EXERCISE AIM: Which lines run from the line with "mfmas(HALF, NMF);" through the line with "v[2] = __float_as_uint(acc[i][j][4" in the entries below? Print them exactly, both ends included, and nothing more.

THE INPUT:
__device__ __forceinline__ void pack_publish_absmax(float m, const PackArgs* phases, int nphase, float* red) {
    m = wave_max(m);
// ... 504 lines not shown
    int nsteps = total_steps - step0;
    if (nsteps > per_split) nsteps = per_split;
    if (nsteps < 0) nsteps = 0;

    const float4* aptr[A_PT];
    bool a_ok[A_PT];
    int a_row[A_PT], a_c4[A_PT];
#pragma unroll
    for (int i = 0; i < A_PT; ++i) {
        const int idx = tid + i * 256;
        const int idc = ((i + 1) * 256 <= A_F4 || idx < A_F4) ? idx : 0;
        a_row[i] = idc / (BM / 4);
        a_c4[i] = idc - a_row[i] * (BM / 4);
        const int col = m0 + a_c4[i] * 4;
        a_ok[i] = col < ph.ld;
        aptr[i] = reinterpret_cast<const float4*>(ph.wp + (long long)(step0 * BK + a_row[i]) * ph.ld + (a_ok[i] ? col : 0));
    }
    const long long a_step = (long long)BK * ph.ld / 4;
    int kidx = step0 * BK + kgrp * KPT;

    float breg[KPT];
    float4 areg[A_PT];
    auto issue_loads = [&]() {
#pragma unroll
        for (int i = 0; i < A_PT; ++i) {
            areg[i] = *aptr[i];
            aptr[i] += a_step;
        }
        const int ks = __builtin_amdgcn_readfirstlane(kidx);
        const i32x8 offs = *reinterpret_cast<const i32x8*>(ph.koff + ks);
        const unsigned long long taps = *reinterpret_cast<const unsigned long long*>(ph.ktap + ks);
#pragma unroll
        for (int j = 0; j < KPT; ++j) breg[j] = gather_load(gc, offs[j], (unsigned)(taps >> (8 * j)) & 31u);
        kidx += BK;
    };
    auto store_tiles = [&](int buf) {
#pragma unroll
        for (int i = 0; i < A_PT; ++i) {
            const int idx = tid + i * 256;
            if ((i + 1) * 256 <= A_F4 || idx < A_F4) {
                float4 v = areg[i];
                v.x = a_ok[i] ? v.x : 0.f; v.y = a_ok[i] ? v.y : 0.f; v.z = a_ok[i] ? v.z : 0.f; v.w = a_ok[i] ? v.w : 0.f;
                *reinterpret_cast<float4*>(&As[buf][a_row[i]][a_c4[i] * 4]) = v;
            }
        }
#pragma unroll
        for (int j = 0; j < KPT; ++j) Bs[buf][kgrp * KPT + j][ncol] = breg[j];
    };

    if (nsteps > 0) {
        issue_loads();
        store_tiles(0);
    }
    __syncthreads();
    const int lrow = lane >> 5, lcol = lane & 31;
    for (int s = 0; s < nsteps; ++s) {
        const int buf = s & 1;
        issue_loads();
        __builtin_amdgcn_sched_barrier(0);
#pragma unroll
        for (int k2 = 0; k2 < BK / 2; ++k2) {
            float a[TM], b[TN];
#pragma unroll
            for (int i = 0; i < TM; ++i) a[i] = As[buf][k2 * 2 + lrow][(wm * TM + i) * 32 + lcol];
#pragma unroll
            for (int j = 0; j < TN; ++j) b[j] = Bs[buf][k2 * 2 + lrow][(wn * TN + j) * 32 + lcol];
#pragma unroll
            for (int i = 0; i < TM; ++i)
#pragma unroll
                for (int j = 0; j < TN; ++j) acc[i][j] = __builtin_amdgcn_mfma_f32_32x32x2f32(a[i], b[j], acc[i][j], 0, 0, 0);
        }
        __builtin_amdgcn_sched_barrier(0);
        store_tiles(buf ^ 1);
        __syncthreads();
    }

    igemm_epilogue<WGM, WGN, TM, TN>(p, ph, acc, col_scale, N, n0, m0, zsplit, wm, wn, lane, nullptr, p.ksplit > 1);
}

#define B6_BK 16

#define IG_FOUR_BLOCKS_TILES 3
#define IG_FOUR_BLOCKS_MIN 2
template <int WGM, int WGN, int TM, int TN, int NP, int NW = 4>
__global__ void __launch_bounds__(64 * NW, (NW == 8 ? 1 : (WGM * TM > 4 ? 2 : ((WGM * TM * TN <= IG_FOUR_BLOCKS_TILES && WGM * TM * TN >= IG_FOUR_BLOCKS_MIN && NP <= 2) ? 4 : 3)))) conv_igemm_bx6_kernel(const IgParams p) {
    constexpr int BK = 4 * NW, KB = BK / 8, KS = BK / 16, NT = 64 * NW;
    constexpr int BM = WGM * TM * 32;
    constexpr int BN = WGN * TN * 32;
    static_assert(NW == 4 || NW == 8, "four or eight waves");
    static_assert(WGM * WGN == NW, "wave grid");
    static_assert(BN == 128 && KB * BN == NT, "one gathered fragment (k-block) per thread and stage");
    static_assert(KB * BM <= 2 * NT, "at most two weight fragments per thread and stage");
    static_assert(B6_BK == 16, "the host's split-K accounting counts 16-deep steps");
    constexpr bool A2 = KB * BM > NT;
    static_assert(2 * BK <= IG_TAIL && (IG_TAIL % 8) == 0, "panel tail shorter than the prefetch distance");

    constexpr int A_U4 = 2 * NP * KB * BM, B_U4 = 2 * NP * KB * BN;
    constexpr int EPI_U4 = (NW * 32 * 33 + 8 + 3) / 4;
    constexpr int SMEM_U4 = A_U4 + B_U4 > EPI_U4 ? A_U4 + B_U4 : EPI_U4;
    __shared__ uint4 smem[SMEM_U4];
    uint4 (*As)[NP][KB][BM] = reinterpret_cast<uint4 (*)[NP][KB][BM]>(smem);
    uint4 (*Bs)[NP][KB][BN] = reinterpret_cast<uint4 (*)[NP][KB][BN]>(smem + A_U4);

    int bx, by, bz;
    xcd_tile(bx, by, bz, p.tile_nphase);
    const int zphase = bz / p.ksplit, zsplit = bz - zphase * p.ksplit;
    const IgPhase& ph = p.ph[zphase];
    const int N = p.B * ph.QH * ph.QW;
    const int n0 = bx * BN;
    const int m0 = by * BM;
    if (n0 >= N) return;

    const int tid = threadIdx.x, lane = tid & 63, wid = tid >> 6;
    const int wm = wid / WGN, wn = wid % WGN;

    const int ncol = tid % BN;
    const int kgrp = __builtin_amdgcn_readfirstlane(tid / BN);
    const GatherCol gc = gather_setup(p, ph, n0 + ncol, N);
    float col_scale[TN];
    igemm_col_scales<WGM, WGN, TM, TN>(p, ph, col_scale, N, n0, wn, lane);
    float b_scale = 1.0f, a_unscale = 1.0f, b_unscale = 1.0f;
    if constexpr (NP == 2) {
        const int kb_ = f16_scale_exp(absmax_read(p.b_absmax));
        const int ka_ = f16_scale_exp(__builtin_amdgcn_readfirstlane(*ph.a_absmax));
        b_scale = pow2f(kb_);
        a_unscale = pow2f(-ka_);
        b_unscale = pow2f(-kb_);
    }

    f32x16 acc[TM][TN];
#pragma unroll
    for (int i = 0; i < TM; ++i)
#pragma unroll
        for (int j = 0; j < TN; ++j)
#pragma unroll
            for (int r = 0; r < 16; ++r) acc[i][j][r] = 0.0f;

    const int total_steps = ph.Kpad / BK;
    const int per_split = (total_steps + p.ksplit - 1) / p.ksplit;
    const int step0 = zsplit * per_split;
    int nsteps = total_steps - step0;
    if (nsteps > per_split) nsteps = per_split;
    if (nsteps < 0) nsteps = 0;

    const bool a_thread = KB * BM == NT || tid < KB * BM;
    const int a_kb = a_thread ? tid / BM : 0, a_m = a_thread ? tid % BM : 0;
    const uint4* ap = ph.w3 + (long long)(step0 * KB + a_kb) * ph.ld + (m0 + a_m);
    const long long a_step = (long long)KB * ph.ld, a_plane = ph.w3_plane;
    const bool b_thread = A2 && tid + NT < KB * BM;
    const int b_kb = b_thread ? (tid + NT) / BM : 0, b_m = b_thread ? (tid + NT) % BM : 0;
    const uint4* bp = ph.w3 + (long long)(step0 * KB + b_kb) * ph.ld + (m0 + b_m);
    int kidx = step0 * BK + kgrp * 8;

    uint4 areg0, areg1, areg2;
    uint4 areg3, areg4, areg5;
    float breg[8];
    i32x8 offs = *reinterpret_cast<const i32x8*>(ph.koff + __builtin_amdgcn_readfirstlane(kidx));
    unsigned long long taps = *reinterpret_cast<const unsigned long long*>(ph.ktap + __builtin_amdgcn_readfirstlane(kidx));
    auto issue_loads = [&]() {
        areg0 = ap[0];
        if constexpr (NP >= 2) areg1 = ap[a_plane];
        if constexpr (NP == 3) areg2 = ap[2 * a_plane];
        ap += a_step;
        if constexpr (A2) {
            areg3 = bp[0];
            if constexpr (NP >= 2) areg4 = bp[a_plane];
            if constexpr (NP == 3) areg5 = bp[2 * a_plane];
            bp += a_step;
        }
#pragma unroll
        for (int j = 0; j < 8; ++j) breg[j] = gather_load(gc, offs[j], (unsigned)(taps >> (8 * j)) & 31u);
        kidx += BK;
        const int ks = __builtin_amdgcn_readfirstlane(kidx);
        offs = *reinterpret_cast<const i32x8*>(ph.koff + ks);
        taps = *reinterpret_cast<const unsigned long long*>(ph.ktap + ks);
    };
    auto store_tiles = [&](int buf) {
        if (a_thread) {
            As[buf][0][a_kb][a_m] = areg0;
            if constexpr (NP >= 2) As[buf][NP >= 2 ? 1 : 0][a_kb][a_m] = areg1;
            if constexpr (NP == 3) As[buf][NP - 1][a_kb][a_m] = areg2;
        }
        if constexpr (A2) {
            if (b_thread) {
                As[buf][0][b_kb][b_m] = areg3;
                if constexpr (NP >= 2) As[buf][NP >= 2 ? 1 : 0][b_kb][b_m] = areg4;
                if constexpr (NP == 3) As[buf][NP - 1][b_kb][b_m] = areg5;
            }
        }
        if constexpr (NP == 2) {
            uint4 h, l;
            float v[8];
#pragma unroll
            for (int j = 0; j < 8; ++j) v[j] = breg[j];
            split2_f16x8(v, b_scale, h, l);
            Bs[buf][0][kgrp][ncol] = h;
            Bs[buf][NP - 1][kgrp][ncol] = l;
        } else if constexpr (NP == 3) {
            uint4 h, m, l;
            float v[8];
#pragma unroll
            for (int j = 0; j < 8; ++j) v[j] = breg[j];
            split3_trunc_x8(v, h, m, l);
            Bs[buf][0][kgrp][ncol] = h;
            Bs[buf][NP - 2][kgrp][ncol] = m;
            Bs[buf][NP - 1][kgrp][ncol] = l;
        } else {
            bf16x8 h;
#pragma unroll
            for (int j = 0; j < 8; ++j) h[j] = (__bf16)breg[j];
            Bs[buf][0][kgrp][ncol] = *reinterpret_cast<uint4*>(&h);
        }
    };

    if (nsteps > 0) {
        issue_loads();
        store_tiles(0);
        issue_loads();
    }
    __syncthreads();
    const int lrow = lane >> 5, lcol = lane & 31;
    constexpr int PROD = NP == 3 ? 6 : (NP == 2 ? 3 : 1);
    constexpr int NMF = TM * TN * PROD, HALF = KS == 1 ? NMF / 2 : NMF;
    using frag_t = typename std::conditional<NP == 2, f16x8, bf16x8>::type;
    for (int s = 0; s < nsteps; ++s) {
        const int buf = s & 1;
        frag_t a[TM][NP], b[TN][NP];
        auto fragments = [&](int ksub) {
#pragma unroll
            for (int i = 0; i < TM; ++i)
#pragma unroll
                for (int q = 0; q < NP; ++q) a[i][q] = *reinterpret_cast<const frag_t*>(&As[buf][q][2 * ksub + lrow][(wm * TM + i) * 32 + lcol]);
#pragma unroll
            for (int j = 0; j < TN; ++j)
#pragma unroll
                for (int q = 0; q < NP; ++q) b[j][q] = *reinterpret_cast<const frag_t*>(&Bs[buf][q][2 * ksub + lrow][(wn * TN + j) * 32 + lcol]);
        };
        fragments(0);
        auto mfmas = [&](int lo, int hi) {
#pragma unroll
            for (int i = 0; i < TM; ++i)
#pragma unroll
                for (int j = 0; j < TN; ++j) {
                    const int base = (i * TN + j) * PROD;
                    if constexpr (NP == 2) {
                        if (base + 0 >= lo && base + 0 < hi) acc[i][j] = __builtin_amdgcn_mfma_f32_32x32x16_f16(a[i][1], b[j][0], acc[i][j], 0, 0, 0);
                        if (base + 1 >= lo && base + 1 < hi) acc[i][j] = __builtin_amdgcn_mfma_f32_32x32x16_f16(a[i][0], b[j][1], acc[i][j], 0, 0, 0);
                        if (base + 2 >= lo && base + 2 < hi) acc[i][j] = __builtin_amdgcn_mfma_f32_32x32x16_f16(a[i][0], b[j][0], acc[i][j], 0, 0, 0);
                    } else if constexpr (NP == 3) {
                        if (base + 0 >= lo && base + 0 < hi) acc[i][j] = __builtin_amdgcn_mfma_f32_32x32x16_bf16(a[i][NP - 1], b[j][0], acc[i][j], 0, 0, 0);
                        if (base + 1 >= lo && base + 1 < hi) acc[i][j] = __builtin_amdgcn_mfma_f32_32x32x16_bf16(a[i][0], b[j][NP - 1], acc[i][j], 0, 0, 0);
                        if (base + 2 >= lo && base + 2 < hi) acc[i][j] = __builtin_amdgcn_mfma_f32_32x32x16_bf16(a[i][NP - 2], b[j][NP - 2], acc[i][j], 0, 0, 0);
                        if (base + 3 >= lo && base + 3 < hi) acc[i][j] = __builtin_amdgcn_mfma_f32_32x32x16_bf16(a[i][NP - 2], b[j][0], acc[i][j], 0, 0, 0);
                        if (base + 4 >= lo && base + 4 < hi) acc[i][j] = __builtin_amdgcn_mfma_f32_32x32x16_bf16(a[i][0], b[j][NP - 2], acc[i][j], 0, 0, 0);
                        if (base + 5 >= lo && base + 5 < hi) acc[i][j] = __builtin_amdgcn_mfma_f32_32x32x16_bf16(a[i][0], b[j][0], acc[i][j], 0, 0, 0);
                    } else {
                        if (base >= lo && base < hi) acc[i][j] = __builtin_amdgcn_mfma_f32_32x32x16_bf16(a[i][0], b[j][0], acc[i][j], 0, 0, 0);
                    }
                }
        };
        __builtin_amdgcn_sched_barrier(0);
        mfmas(0, HALF);
        __builtin_amdgcn_sched_barrier(0);
        store_tiles(buf ^ 1);
        __builtin_amdgcn_sched_barrier(0);
        issue_loads();
        if constexpr (KS == 1) {
            mfmas(HALF, NMF);
        } else {
            fragments(1);
            mfmas(0, NMF);
        }
        if constexpr (NP >= 2) {
#pragma unroll
            for (int k = 0; k < (KS == 1 ? NMF - HALF : NMF); ++k) {
                __builtin_amdgcn_sched_group_barrier(0x008, 1, 0);
                __builtin_amdgcn_sched_group_barrier(0x020, 1, 0);
                __builtin_amdgcn_sched_group_barrier(0x002, 3, 0);
            }
        }
        __syncthreads();
    }
    if constexpr (NP == 2) {
#pragma unroll
        for (int i = 0; i < TM; ++i)
#pragma unroll
            for (int j = 0; j < TN; ++j)
#pragma unroll
                for (int r = 0; r < 16; ++r) acc[i][j][r] = (acc[i][j][r] * a_unscale) * b_unscale;
    }
    float* const stage = reinterpret_cast<float*>(smem) + wid * (32 * 33);
    bool combined = false;
    if (p.ksplit > 1 && p.combine) {
        constexpr int FR = TM * TN * 4;
        const int tile = (zphase * (int)gridDim.y + by) * (int)gridDim.x + bx;
        const int ntiles = p.nphase * (int)gridDim.y * (int)gridDim.x;
        const unsigned tile_bytes = FR * NT * 16;
        __amdgpu_buffer_rsrc_t srs = __builtin_amdgcn_make_buffer_rsrc(p.slab, 0, (int)((unsigned)p.ksplit * ntiles * tile_bytes), 0x00020000);
        const unsigned my = ((unsigned)(zsplit * ntiles + tile)) * tile_bytes + (unsigned)tid * 16u;
#pragma unroll
        for (int i = 0; i < TM; ++i)
#pragma unroll
            for (int j = 0; j < TN; ++j)
#pragma unroll
                for (int q = 0; q < 4; ++q) {
                    u32x4 v;
                    v[0] = __float_as_uint(acc[i][j][4 * q + 0]); v[1] = __float_as_uint(acc[i][j][4 * q + 1]);
                    v[2] = __float_as_uint(acc[i][j][4 * q + 2]); v[3] = __float_as_uint(acc[i][j][4 * q + 3]);
                    __builtin_amdgcn_raw_buffer_store_b128(v, srs, (int)(my + (unsigned)(((i * TN + j) * 4 + q) * NT * 16)), 0, 16);
                }
        asm volatile("s_waitcnt vmcnt(0)" ::: "memory");
        __syncthreads();
        unsigned* const flag = reinterpret_cast<unsigned*>(smem) + NW * 32 * 33 + 4;
        if (tid == 0) {
            const unsigned ticket = __hip_atomic_fetch_add(p.counters + tile, 1u, __ATOMIC_RELAXED, __HIP_MEMORY_SCOPE_AGENT);
            const bool last = ticket == (unsigned)(p.ksplit - 1);
            if (last) {
                __hip_atomic_store(p.counters + tile, 0u, __ATOMIC_RELAXED, __HIP_MEMORY_SCOPE_AGENT);
                __builtin_amdgcn_fence(__ATOMIC_ACQUIRE, "agent");
                asm volatile("s_waitcnt vmcnt(0)" ::: "memory");
            }
            *flag = last ? 1u : 0u;
        }
        __syncthreads();
        if (*flag == 0u) return;
        const unsigned t0 = (unsigned)tile * tile_bytes + (unsigned)tid * 16u;
        const unsigned zstride = (unsigned)ntiles * tile_bytes;
#pragma unroll
        for (int i = 0; i < TM; ++i)
#pragma unroll
            for (int j = 0; j < TN; ++j)
#pragma unroll
                for (int r = 0; r < 16; ++r) acc[i][j][r] = 0.0f;
        constexpr int HB = 4, ZB = 4;
#pragma unroll
        for (int h0 = 0; h0 < FR; h0 += HB) {
            for (int z0 = 0; z0 < p.ksplit; z0 += ZB) {
                u32x4 v[ZB][HB];
#pragma unroll
                for (int zz = 0; zz < ZB; ++zz)
#pragma unroll
                    for (int f = 0; f < HB; ++f)
                        v[zz][f] = __builtin_amdgcn_raw_buffer_load_b128(srs, (int)(t0 + (unsigned)(z0 + zz) * zstride + (unsigned)((h0 + f) * NT * 16)), 0, 16);
#pragma unroll
                for (int zz = 0; zz < ZB; ++zz)
#pragma unroll
                    for (int f = 0; f < HB; ++f) {
                        const int g = h0 + f, i = g / (TN * 4), j = (g / 4) % TN, q = g % 4;
#pragma unroll
                        for (int e = 0; e < 4; ++e) acc[i][j][4 * q + e] += __uint_as_float(v[zz][f][e]);
                    }
            }
        }
        __syncthreads();
        combined = true;
    }
    igemm_epilogue<WGM, WGN, TM, TN>(p, ph, acc, col_scale, N, n0, m0, combined ? 0 : zsplit, wm, wn, lane, stage, p.ksplit > 1 && !combined);
}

SOLUTION TO THE EXERCISE:
            mfmas(HALF, NMF);
        } else {
            fragments(1);
            mfmas(0, NMF);
        }
        if constexpr (NP >= 2) {
#pragma unroll
            for (int k = 0; k < (KS == 1 ? NMF - HALF : NMF); ++k) {
                __builtin_amdgcn_sched_group_barrier(0x008, 1, 0);
                __builtin_amdgcn_sched_group_barrier(0x020, 1, 0);
                __builtin_amdgcn_sched_group_barrier(0x002, 3, 0);
            }
        }
        __syncthreads();
    }
    if constexpr (NP == 2) {
#pragma unroll
        for (int i = 0; i < TM; ++i)
#pragma unroll
            for (int j = 0; j < TN; ++j)
#pragma unroll
                for (int r = 0; r < 16; ++r) acc[i][j][r] = (acc[i][j][r] * a_unscale) * b_unscale;
    }
    float* const stage = reinterpret_cast<float*>(smem) + wid * (32 * 33);
    bool combined = false;
    if (p.ksplit > 1 && p.combine) {
        constexpr int FR = TM * TN * 4;
        const int tile = (zphase * (int)gridDim.y + by) * (int)gridDim.x + bx;
        const int ntiles = p.nphase * (int)gridDim.y * (int)gridDim.x;
        const unsigned tile_bytes = FR * NT * 16;
        __amdgpu_buffer_rsrc_t srs = __builtin_amdgcn_make_buffer_rsrc(p.slab, 0, (int)((unsigned)p.ksplit * ntiles * tile_bytes), 0x00020000);
        const unsigned my = ((unsigned)(zsplit * ntiles + tile)) * tile_bytes + (unsigned)tid * 16u;
#pragma unroll
        for (int i = 0; i < TM; ++i)
#pragma unroll
            for (int j = 0; j < TN; ++j)
#pragma unroll
                for (int q = 0; q < 4; ++q) {
                    u32x4 v;
                    v[0] = __float_as_uint(acc[i][j][4 * q + 0]); v[1] = __float_as_uint(acc[i][j][4 * q + 1]);
                    v[2] = __float_as_uint(acc[i][j][4 * q + 2]); v[3] = __float_as_uint(acc[i][j][4 * q + 3]);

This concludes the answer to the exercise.